Hairball- Oh. (It laughs crazily and resumes smashing things)  
Dib: First I get rid of Zim, and then it'll be YOU hairball!  
ZIM: (He blinks, Gir jumps out of the cruiser)  
Dib: Then maybe the world will idolize me!  
GIR: Oooh! Spray bottles! (He pulls two spray can off of Dib's suit and opens them to   
mix them together)  
Dib: (Shocked gasp) NO! DON'T MIX TH- (There's a huge explosion, when it ends the   
cruiser is un-touched but GIR is dark black from the explosion, Dib is bald, Zim's wig is   
gone, and all the innocent bystanders are bald as well. The huge hairball screams as it   
dissolves from the hair removing spray that's raining down on it)  

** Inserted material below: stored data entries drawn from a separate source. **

def camera_front(gaussians, camera, this_filter, sh_rows, sh_by_filter, background, gt_u8,
                 lambda_dssim=0.2, small_packed=None, streams=None, sh_index=None):
    L = _lib.lib()
    args = utils.get_args()
    W, H = int(utils.get_img_width()), int(utils.get_img_height())
    dev = gaussians._xyz.device
    cur = torch.cuda.current_stream()
    s_front, s_mem, s_raster = streams if streams is not None else (cur, cur, cur)
    p = _CameraPass()
    p.streams = (s_front, s_mem, s_raster)
    V = p.V = int(this_filter.shape[0]) if this_filter is not None else int(gaussians._xyz.shape[0])
    p.cam = _cam_host(camera)
    vm, K, campos = p.cam
    deg = p.deg = int(gaussians.active_sh_degree)
    p.sh_rows, p.sh_by_filter, p.small_packed = sh_rows, sh_by_filter, small_packed
    p.sh_index = sh_index
    p.gt_u8, p.lambda_dssim, p.background = gt_u8, float(lambda_dssim), background
    p.loss_mask, p.mask_count = camera_loss_mask(camera)
    p.colour, p.colour_partials = camera_colour(camera), None
    p.invdepth = camera_invdepth(camera) if check_depth_prior_args(camera) else None
    p.depth_weight, p.id_partials, p.id_term, p.depths = 0.0, None, None, None
    if p.invdepth is not None:
        raw = p.invdepth[0]
        if tuple(raw.shape) != (H, W) or raw.dtype != U16:
            raise _lib.ClmgsError(f"camera.invdepth must be uint16 [{H}, {W}], got {raw.dtype} {tuple(raw.shape)}")
        p.depth_weight = utils.depth_l1_weight()
    p.pose_grad = camera_pose_grad(camera)
    if p.pose_grad is not None:
        if p.invdepth is not None:
            raise ValueError("a camera carries both a pose-gradient buffer and an inverse-depth prior: pose refinement is not "
                             "supported with the depth regularisation")
        if tuple(p.pose_grad.shape) != (15,) or p.pose_grad.dtype != F32 or not p.pose_grad.is_contiguous():
            raise _lib.ClmgsError(f"camera.pose_grad must be contiguous float32 [15], got {p.pose_grad.dtype} "
                                  f"{tuple(p.pose_grad.shape)}")
        if sh_index is not None or not sh_rows.is_cuda:
            raise ValueError("pose refinement needs the SH rows in HBM (sh_residency=\"hbm\")")
    p.sky, p.v_alphas, p.sky_scratch = camera_sky(camera), None, None
    if p.sky is not None:
        check_sky(p.sky[0], "camera.sky")
        check_sky_background(background)
    p.antialiased = utils.antialiased()
    filt = p.filt = this_filter.contiguous() if this_filter is not None else None
    if small_packed is not None:
        small_in = (dptr(small_packed, F32), None, None, None)
        p.aux = (small_packed,)
    else:
        xyz, opa = gaussians._xyz.detach(), gaussians._opacity.detach()
        sca, rot = gaussians._scaling.detach(), gaussians._rotation.detach()
        small_in = (dptr(xyz, F32), dptr(opa, F32), dptr(sca, F32), dptr(rot, F32))
        p.aux = (xyz, opa, sca, rot)
    p.small_in = small_in
    tw, th = math.ceil(W / float(TILE)), math.ceil(H / float(TILE))
    with torch.cuda.stream(s_front):
        radii = p.radii = empty_bucketed(V, (), I32, dev).reshape(1, V)
        means2d = empty_bucketed(V, (2,), F32, dev).reshape(1, V, 2)
        depths = empty_bucketed(V, (), F32, dev).reshape(1, V)
        packed = p.packed = empty_bucketed(V, (16,), F32, dev)
        check((L.clmgs_preprocess_aa_fwd if p.antialiased else L.clmgs_preprocess_fwd)(
            _sptr(s_front), V, dptr(filt, torch.int64, True), *small_in,
            dptr(sh_rows, F32, allow_host=True), int(sh_by_filter), _np(vm), _np(K), _np(campos), W, H, deg,
            0.3, 0.01, 1e10, float(getattr(args, "radius_clip", 0.0)), dptr(radii), dptr(means2d),
            dptr(depths), None, None, None, dptr(packed),
            dptr(sh_index, I32, True)))
        if p.invdepth is not None:
            check(L.clmgs_invdepth_pack(_sptr(s_front), V, dptr(radii), dptr(depths), dptr(packed)))
            p.depths = depths
        p.isect = isect_begin("tile" if getattr(args, "binning", "tile") == "tile" else "sort", means2d, radii, depths, TILE,
                              tw, th, want_slots=True, packed=packed if getattr(args, "exact_tile_cull", True) else None)
        p.aux = p.aux + (means2d, depths)
        p.means2d = means2d
    return p


def camera_forward_finish(gaussians, p, exact=False):
    L = _lib.lib()
    args = utils.get_args()
    W, H = int(utils.get_img_width()), int(utils.get_img_height())
    dev = gaussians._xyz.device
    s_front, s_mem, s_raster = p.streams
    V, packed, background, gt_u8, lambda_dssim = p.V, p.packed, p.background, p.gt_u8, p.lambda_dssim
    tw, th = math.ceil(W / float(TILE)), math.ceil(H / float(TILE))
    cap = None if (exact or V == 0) else _capacity_for(_cap_key(gaussians, W, H), args)
    with torch.cuda.stream(s_front):
        with _lib.host_region("fwd_isect"):
            p.fids, p.offsets, _, (p.emit_slot, p.row_cum) = isect_finish(p.isect, capacity=cap)
        if cap is None:
            p.isect, p.n_dev = None, None
            if V:
                _observe_count(_cap_key(gaussians, W, H), p.fids.numel())
        else:
            p.n_dev = p.isect.totals
        nch = 4 if p.invdepth is not None else 3
        p.out = torch.empty((H, W, nch), dtype=F32, device=dev)
        p.alphas = torch.empty((H, W), dtype=F32, device=dev)
        p.last_ids = torch.empty((H, W), dtype=I32, device=dev)
        p.bg = background.reshape(1, 3).to(F32).contiguous() if background is not None and p.sky is None else None
        if nch == 4 and p.bg is not None:
            p.bg = torch.cat([p.bg, p.bg.new_zeros((1, 1))], dim=1).contiguous()
    if s_raster is not s_front:
        s_raster.wait_stream(s_front)
    n_isects = p.fids.numel()
    raster_fwd, raster_fwd_dev = (L.clmgs_rasterize4_fwd, L.clmgs_rasterize4_fwd_dev) if nch == 4 else \
        (L.clmgs_rasterize_fwd, L.clmgs_rasterize_fwd_dev)
    if p.n_dev is None:
        check(raster_fwd(_sptr(s_raster), 1, V, n_isects, None, None, None, None, dptr(p.bg, F32, True),
                         W, H, TILE, tw, th, dptr(p.offsets), dptr(p.fids), dptr(packed), dptr(p.out),
                         dptr(p.alphas), dptr(p.last_ids)))
    else:
        check(raster_fwd_dev(_sptr(s_raster), 1, V, n_isects, dptr(p.n_dev), dptr(p.bg, F32, True),
                             W, H, TILE, tw, th, dptr(p.offsets), dptr(p.fids), dptr(packed), dptr(p.out),
                             dptr(p.alphas), dptr(p.last_ids)))
    if s_mem is not s_raster:
        ev = torch.cuda.Event()
        ev.record(s_raster)
        s_mem.wait_event(ev)
    with torch.cuda.stream(s_mem):
        slots = L.clmgs_loss_slots()
        partials = torch.zeros((slots, 2), dtype=F32, device=dev)
        maps = p.maps = torch.empty((3, 3, H, W), dtype=F32, device=dev)
        sc, sy, sx = 1, nch * W, nch
        gt = gt_u8.contiguous()
        sm = _sptr(s_mem)
        mask = p.loss_mask
        if p.sky is not None:
            sky_forward(sm, H, W, dptr(p.out), (sc, sy, sx), p.alphas, p.cam[0], p.cam[1], p.sky[0],
                        dptr(p.out), (sc, sy, sx))
        img = p.out
        if p.colour is not None:
            kind, param, _ = p.colour
            COLOUR[kind].check(param, f"camera.{kind}")
            img = torch.empty_like(p.out)
            COLOUR[kind].forward(sm, H, W, dptr(p.out), (sc, sy, sx), param, dptr(img), (sc, sy, sx))
        if mask is None:
            check(L.clmgs_l1_ssim_loss_fwd(sm, H, W, dptr(img), sc, sy, sx, dptr(gt, U8), dptr(partials),
                                           dptr(maps[0]), dptr(maps[1]), dptr(maps[2])))
        else:
            if tuple(mask.shape) != (H, W):
                raise _lib.ClmgsError(f"loss_mask is {tuple(mask.shape)}, the image is {(H, W)}")
            check(L.clmgs_l1_ssim_loss_masked_fwd(sm, H, W, dptr(img), sc, sy, sx, dptr(gt, U8), dptr(partials),
                                                  dptr(maps[0]), dptr(maps[1]), dptr(maps[2]), dptr(mask, U8)))
        p.loss_partials, p.loss = partials, None
        one = getattr(gaussians, "_clmgs_one", None)
        if one is None or one.device != dev:
            one = gaussians._clmgs_one = torch.ones((1,), dtype=F32, device=dev)
        p.v_out = torch.empty_like(p.out)
        if mask is None:
            check(L.clmgs_l1_ssim_loss_bwd(sm, H, W, dptr(img), sc, sy, sx, dptr(gt, U8), dptr(one),
                                           float(lambda_dssim), dptr(maps[0]), dptr(maps[1]), dptr(maps[2]),
                                           dptr(p.v_out)))
        else:
            check(L.clmgs_l1_ssim_loss_masked_bwd(sm, H, W, dptr(img), sc, sy, sx, dptr(gt, U8), dptr(one),
                                                  float(lambda_dssim), dptr(maps[0]), dptr(maps[1]), dptr(maps[2]),
                                                  dptr(p.v_out), dptr(mask, U8)))
        if p.colour is not None:
            kind, param, _ = p.colour
            p.colour_partials = COLOUR[kind].backward(sm, H, W, dptr(p.out), (sc, sy, sx), param, dptr(p.v_out), (sc, sy, sx),
                                                      dptr(p.v_out), (sc, sy, sx), dev)
        p.v_alphas, p.sky_scratch = None, None
        if p.sky is not None and p.sky[1] is not None:
            p.v_alphas = torch.empty((H, W), dtype=F32, device=dev)
            p.sky_scratch = torch.zeros(p.sky[0].shape, dtype=torch.int64, device=dev)
            sky_backward(sm, H, W, dptr(p.v_out), (sc, sy, sx), p.alphas, p.cam[0], p.cam[1], p.sky[0], p.v_alphas,
                         p.sky_scratch)
        if p.invdepth is not None:
            raw, scale, offset = p.invdepth
            p.id_partials = torch.empty((int(L.clmgs_invdepth_partials_rows(H, W)),), dtype=F32, device=dev)
            p.id_term = None
            ch3 = 3 * p.out.element_size()
            check(L.clmgs_invdepth_l1_fwd_bwd(sm, H, W, ctypes.c_void_p(p.out.data_ptr() + ch3), 4 * W, 4, dptr(raw, U16),
                                              scale, offset, dptr(mask, U8, True), p.depth_weight,
                                              ctypes.c_void_p(p.v_out.data_ptr() + ch3), 4 * W, 4, dptr(p.id_partials)))
        p.ev_loss = None
        if s_raster is not s_mem:
            p.ev_loss = torch.cuda.Event()
            p.ev_loss.record(s_mem)
        p.aux = p.aux + (gt, one, partials) + ((mask,) if mask is not None else ())
        p.maps = None
        del maps, img
    return p


def camera_loss(p):
    if p.loss is None:
        W, H = int(utils.get_img_width()), int(utils.get_img_height())
        if p.loss_mask is None:
            tot = p.loss_partials.sum(dim=0) / float(3 * H * W)
            p.loss = ((1.0 - p.lambda_dssim) * tot[0] + p.lambda_dssim * (1.0 - tot[1])).detach()
        else:
            tot = p.loss_partials.sum(dim=0)
            p.loss = masked_loss_value(tot[0], tot[1], p.lambda_dssim, p.mask_count, H, W).detach()
        if p.id_partials is not None:
            L = _lib.lib()
            total = torch.empty((1,), dtype=F32, device=p.id_partials.device)
            check(L.clmgs_invdepth_finish(_lib.stream(), int(p.id_partials.numel()), dptr(p.id_partials), dptr(total)))
            p.id_term = (total[0] * (p.depth_weight / float(H * W))).detach()
            p.loss = p.loss + p.id_term
    return p.loss


def camera_verify(gaussians, p):
    c = p.isect
    if c is None or p.n_dev is None:
        return
    W, H = int(utils.get_img_width()), int(utils.get_img_height())
    n, n_ref = isect_counts(c)
    _observe_count(_cap_key(gaussians, W, H), n)
    if n <= p.fids.numel():
        _record_counts(n, n_ref)
        p.isect = None
        return
    _lib.STATS["isect_capacity_redo"] = _lib.STATS.get("isect_capacity_redo", 0) + 1
    for st in set(p.streams):
        st.synchronize()
    p.n_dev = None
    camera_forward_finish(gaussians, p, exact=True)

ZIM: HA! The world is saved thanks to ZIM!  
Dib: But you didn't do anything! And we're-.. bald.  
ZIM: You may be bald but (He pauses and looks up at his wig) GAH! MY WIG!  
Dib: (Rolls his eyes and walks OS)  
ZIM: (He sighs) Come on GIR. (He starts up the cruiser and blasts off.)  
GIR: (In a sing-song voice) Cominnng! (He turns on his jets but stops and falls to the   
ground hacking and coughing, when he gets up again he wipes his mouth off on his   
sleeve and flies OS. The camera zooms into a close up of the building, a small hairball   
sits where GIR fell. It hops off screen.)  
~~ 


End file.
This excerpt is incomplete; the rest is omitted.